Why is it that so many people that I’ve seen do better in their lives when they can figure out how to taper off their evidence-based psychiatric drugs? So the evidence base, I was thinking about this also when we talk about the value in an evidence base in a type of therapy. Well, by that same logic, why don’t we say, “You know, that art is no good because it doesn’t have an evidence base?” I think nowadays what we need for any art to get into an art museum is evidence-based art. And the same thing: no more music on the radio, no more music on television, no more music on the internet. It’s all canceled unless it has an evidence base behind it. Oh, now Mozart? Well, you know, he didn’t exactly follow chord progressions in a proper way. Let’s cut him out. No more evidence base behind it. Or Tchaikovsky? Ah, you know, some of his dissonance, it kind of doesn’t work. It doesn’t follow the evidence base. Evidence-based music, evidence-based art. H, what else? Evidence-based drawing. Drawing has to follow exactly certain rules; otherwise, it does not follow the evidence base.

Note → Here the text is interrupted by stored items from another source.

@@ -133,8 +148,9 @@
     if outputs.dim() == 3 and outputs.dtype == torch.float32 and targets.dtype == torch.float32 and \
             not targets.requires_grad and mask.numel() == outputs.shape[0] * outputs.shape[1]:
         C = outputs.shape[2]
+        with_grad = bool(FUSED_TAIL and outputs.is_cuda and outputs.requires_grad and torch.is_grad_enabled())
         out = _MaskedSmoothL1.apply(outputs.reshape(-1, C), targets.reshape(-1, C).contiguous(),
-                                    mask.reshape(-1).to(torch.float32).contiguous(), 1.0 / batch_size)
+                                    mask.reshape(-1).to(torch.float32).contiguous(), 1.0 / batch_size, with_grad)
         return out
     outputs = outputs * mask.expand_as(outputs)
     return F.smooth_l1_loss(outputs, targets, reduction="sum") / batch_size
diff --git a/surfacenetworks_amd/blocks.py b/surfacenetworks_amd/blocks.py
--- a/surfacenetworks_amd/blocks.py
+++ b/surfacenetworks_amd/blocks.py
@@ -12,7 +12,8 @@
 from .graphs import active_capture
 from .operators import as_operator
 
-__all__ = ["lap_block", "dirac_block", "avg_block", "avg_block_ragged", "avg_block_ragged_ok", "take_activated", "attach_activated", "zero_faces_ok", "elu_conv", "elu_conv_ok"]
+__all__ = ["lap_block", "dirac_block", "avg_block", "avg_block_ragged", "avg_block_ragged_ok", "take_activated", "attach_activated", "zero_faces_ok", "elu_conv", "elu_conv_ok",
+           "elu_conv_frame_ok"]
 
 
 DEFER_FACE_TAIL = True
@@ -244,8 +245,8 @@
     return t
 
 
-def _dirac_fwd(v, f, pre_v, pre_f, g0, b0, W0, c0, rm0, rv0, g1, b1, W1, c1, rm1, rv1, opDi, opDiA, need_f, avg_next, tr0, mo0,
-               ep0, tr1, mo1, ep1):
+def _dirac_fwd(v, f, pre_v, pre_f, g0, b0, W0, c0, rm0, rv0, g1, b1, W1, c1, rm1, rv1, opDi, opDiA, need_f, need_v, avg_next, tr0,
+               mo0, ep0, tr1, mo1, ep1):
     rv, C = v.shape
     rf = opDi.shape[0] // 4
     cat1 = _activated(v, pre_v)
@@ -265,7 +266,8 @@
     nxt_v = _new_cat(rv, C, v.device)
     pv = _new_part(rv, C, v.device, narrow=True)
     tv = _new_tiles(rv, C, v.device, pv, avg_next)
-    v_new, st1 = bnlin_forward(cat1, g1, b1, W1, c1, rm1, rv1, tr1, mo1, ep1, v, nxt_v[:, :C], elu_stats=pv, tile_sums=tv)
+    v_new, st1 = bnlin_forward(cat1, g1, b1, W1, c1, rm1, rv1, tr1, mo1, ep1, v, nxt_v[:, :C], want_y=need_v, elu_stats=pv,
+                               tile_sums=tv)
     _attach_part(nxt_v, pv, tv)
     return (v_new, f_out, nxt_v, nxt_f), ((cat0, cat1, nxt_f), st0, st1)
 
@@ -314,8 +316,8 @@
 class _DiracBlock(torch.autograd.Function):
 
     @staticmethod
-    def forward(ctx, v, f, opDi, opDiA, pre_v, pre_f, need_f, avg_next, g0, b0, W0, c0, rm0, rv0, tr0, mo0, ep0, g1, b1, W1, c1,
-                rm1, rv1, tr1, mo1, ep1):
+    def forward(ctx, v, f, opDi, opDiA, pre_v, pre_f, need_f, need_v, avg_next, g0, b0, W0, c0, rm0, rv0, tr0, mo0, ep0, g1, b1, W1,
+                c1, rm1, rv1, tr1, mo1, ep1):
         v = _rows2d(v)
         if f is not None and pre_f is None:
             f = _rows2d(f)
@@ -328,7 +330,7 @@
             box[0] = True
         ctx.rawbox = [False] if not need_f else None
         tensors = (v, f, pre_v, pre_f, g0, b0, W0, c0, rm0, rv0, g1, b1, W1, c1, rm1, rv1)
-        consts = (need_f, avg_next, tr0, mo0, ep0, tr1, mo1, ep1)
+        consts = (need_f, need_v, avg_next, tr0, mo0, ep0, tr1, mo1, ep1)
         outs = None
         ctx._sn_plan = None
         if plans.usable(v):
@@ -344,6 +346,8 @@
             f_out = _nan_placeholder(v.device).expand(nxt_f.shape[0], v.shape[1])
             if ctx.rawbox is not None:
                 nxt_f._sn_rawbox = ctx.rawbox
+        if v_new is None:
+            v_new = _nan_placeholder(v.device).expand(v.shape[0], v.shape[1])
         ctx.mark_non_differentiable(nxt_v, nxt_f)
         ctx.set_materialize_grads(False)
         return v_new, f_out, nxt_v, nxt_f
@@ -351,7 +355,7 @@
     @staticmethod
     def backward(ctx, g_vnew, g_fout, _gv, _gf):
         if g_vnew is None and g_fout is None:
-            return (None,) * 26
+            return (None,) * 27
         opDi, opDiA = ctx.ops
         g_vnew = g_vnew.contiguous() if g_vnew is not None else None
         g_fout = g_fout.contiguous() if g_fout is not None else None
@@ -366,7 +370,7 @@
         else:
             r = _dirac_bwd(unstash(ctx), opDi, opDiA, g_vnew, g_fout, *consts)
         none5 = (None,) * 5
-        return (r[0], r[1], None, None, None, None, None, None) + r[2:6] + none5 + r[6:10] + none5
+        return (r[0], r[1], None, None, None, None, None, None, None) + r[2:6] + none5 + r[6:10] + none5
 
 
 def _drop_counters(*running_means) -> None:
@@ -376,7 +380,7 @@
             d.pop("_sn_nbt", None)
 
 
-def dirac_block(mod, Di, DiA, v, f, need_f=True, num_faces=None, avg_next=None):
+def dirac_block(mod, Di, DiA, v, f, need_f=True, num_faces=None, avg_next=None, need_v=True):
     B, V, C = v.shape
     F_ = f.shape[1] if f is not None else int(num_faces)
     rv, rf = B * V, B * F_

And I think it’s the same for therapy. So if you ask me what would be best, get rid of all the evidence-based. Probably get rid of a lot of different schools of therapy. Instead, let the therapists follow their own creativity. Yes, follow good boundaries. I think there are certainly some very important good healthy rules of psychotherapy, like have good boundaries with your client. You are not their friend. You are here to do a service for them. No romance with clients, it’s another one. I think another one, yes, have good boundaries. Start on time, end on time, be fair with people, be open-minded. But I really think people who become psychotherapists are best served if they’re not following a rule book, a formalized rule book for a school of how to do it. Instead, they’re following their hearts. They’re listening to the needs of their clients. They’re being open-minded enough to try new things. They’re being strong enough within themselves to have the allowance to be creative, to say things that maybe don’t follow the rules of the school that they thought. And in so doing, can most optimally help their clients.